Shareski then argues that many of the people who constantly declare their busyness may actually come across as wanting to bring others down, as if not being busy all the time meant there’s something wrong with you, or you’re clearly not doing your job right, or even you’re just plain lazy.

I was blown away by Shareski’s honesty in this post. I wanted to read more on the subject, so I decided to check out his other suggestion – a great article by Tyler Wardis. In it, Wardis eloquently explains why busy isn’t respectable anymore, candidly admitting how being busy actually used to make him feel important, valuable, needed. I was compelled to read on.

According to Wardis, there has recently been what he calls “a widespread frustration with the perpetual busyness of life,” which has been raising more awareness of, as well as questions about the issue of ‘busyness’. He ventures into giving some answers himself, which for me turned his article into a must-read, but not before sharing a very interesting experience carried out by a friend of his, and finishing by proposing a challenge.
In the spirit of new beginnings, I invite you to read what these guys have to say about the culture of ‘busyness’. I will surely take on the challenge proposed by Tyler Wardis.
How about you?

 

4 comments

  1. wow is this really your first blog? Great writing, excellent topics – i’d say you’re a natural at this blogging thing! I started with your latest and was compelled to click on a couple of others.
    This theme of ‘busyness’, or living a constantly distracted life is something I’ve been thinking a lot on lately too.

    Although I’ve always tried to be conscious and aware of not using my phone or computer when I’m around my child, it can be difficult when you’re at home. And now that he’s 3 it’s clear how your behaviour as a parent so directly and immediately impacts theirs. If I start reading things on the laptop in the morning, he’ll end up asking for the tablet and watching movies on it…until I realise what time it is and get up to get breakfast – and invariably have to prise the thing out of his hands. And I’ve actually been a little disturbed at the blatant blog hopping I’ve been doing during rhizo14, not stopping to comment, not stopping to think, to process deeply, or engage. The posts are compelling, the ideas interesting – perhaps too much so.
    Yes the surplus of links and connections on the internet can lead to excellent conversations, and meaningful connections with new and awesome people. But only if you take the time to listen and reflect. If you don’t what it often leads you to is a constantly wandering and distracted mind.
    Mariana’s recent post http://theds106shrink.tumblr.com/post/75366179094/digital-landfills-and-creativity really made me stop and think and reflect on this. So from tomorrow, my new thing will be not to use the laptop first thing in the morning. Instead, we’ll be doing breakfast and spending time in the garden. Doing, and talking and learning about life. Real life.
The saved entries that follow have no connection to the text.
__device__ __forceinline__ void pc_stage_dd(unsigned char* ddp, int gtid, const float (&dd)[2][8], float S_DD, float (&adbk)[8]) {
#pragma unroll
  for (int h = 0; h < 2; ++h) {
    const int pos = gtid + 256 * h;
    if (pos < PC_CELLS) {
      u32x2p lo[NPLP], hi[NPLP];
      split4p((f32x4){dd[h][0], dd[h][1], dd[h][2], dd[h][3]}, S_DD, lo);
      split4p((f32x4){dd[h][4], dd[h][5], dd[h][6], dd[h][7]}, S_DD, hi);
#pragma unroll
      for (int pl = 0; pl < NPLP; ++pl) {
        typedef unsigned int u32x4p __attribute__((ext_vector_type(4)));
        *reinterpret_cast<u32x4p*>(ddp + pl * DDP_PLANE + pos * DDP_ROW) = (u32x4p){lo[pl][0], lo[pl][1], hi[pl][0], hi[pl][1]};
      }
#pragma unroll
      for (int k = 0; k < 8; ++k) adbk[k] += dd[h][k];
    }
  }
}

__device__ __forceinline__ void pc_dgrad_frame(const unsigned char* hpp, const unsigned char* ddp, const unsigned char* wbp,
                                               float* dhs, int gw, int i, int q, float un_dgrad) {
  const int nt = gw & 1;
  f32x4 acc[3];
  int abase[3];
#pragma unroll
  for (int jj = 0; jj < 3; ++jj) {
    acc[jj] = (f32x4){0.f, 0.f, 0.f, 0.f};
    const int pos = min(((gw >> 1) + 2 * jj) * 16 + i, C2_POS - 1);
    abase[jj] = ((2 * (pos / 9)) * 20 + 2 * (pos % 9) + q) * DDP_ROW;
  }
#pragma unroll
  for (int ky = 0; ky < 4; ++ky) {
    fh8p bw[NPLP];
#pragma unroll
    for (int pl = 0; pl < NPLP; ++pl)
      bw[pl] = *reinterpret_cast<const fh8p*>(wbp + pl * WBP_PLANE + (ky * 32 + nt * 16 + i) * WDP_ROW + 16 * q);
#pragma unroll
    for (int jj = 0; jj < 3; ++jj) {
      fh8p av[NPLP];
#pragma unroll
      for (int pl = 0; pl < NPLP; ++pl)
        av[pl] = *reinterpret_cast<const fh8p*>(ddp + pl * DDP_PLANE + abase[jj] + ky * 20 * DDP_ROW);
      PC_SPLIT_MMA(av, bw, acc[jj]);
    }
  }
#pragma unroll
  for (int jj = 0; jj < 3; ++jj)
#pragma unroll
    for (int r = 0; r < 4; ++r) {
      const int pos = ((gw >> 1) + 2 * jj) * 16 + 4 * q + r;
      if (pos < C2_POS) {
        const int ci = nt * 16 + i;
        const unsigned short h0 = reinterpret_cast<const unsigned short*>(hpp + pos * HPP_ROW)[ci];
        dhs[pos * 32 + ci] = (h0 != 0 && !(h0 & 0x8000)) ? acc[jj][r] * un_dgrad : 0.f;
      }
    }
}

    1. What a lovely comment, Tanya! Thank you!
      I have a 3-year-old myself and, as I read your account, I found myself nodding and going ‘yep’, ‘yep’, ‘me too’. Also have to watch out for that with my girl. Many a time have caught myself blog-hopping. I have a morning ritual in which I choose one or two pieces to read over a cup of coffee. I like to go for something that will inspire me and energize me for the day, so I have a few blogs already that I like to go to for inspiration and positivity. One of them is the one I mentioned in the busyness post (tylerwardis.com). I refrain from checking social media/email (I try, many times I fail). Thanks for sharing Mariana’s post. I’ll be sure to read it and engage. Looks quite promising!
      Thank you for the compliment there. Yes, I am a beginner at this blogging thing, so your encouraging words have simply made my day!
      You have a lovely breakfast out in the garden tomorrow! I will do the same here.
      Cheers!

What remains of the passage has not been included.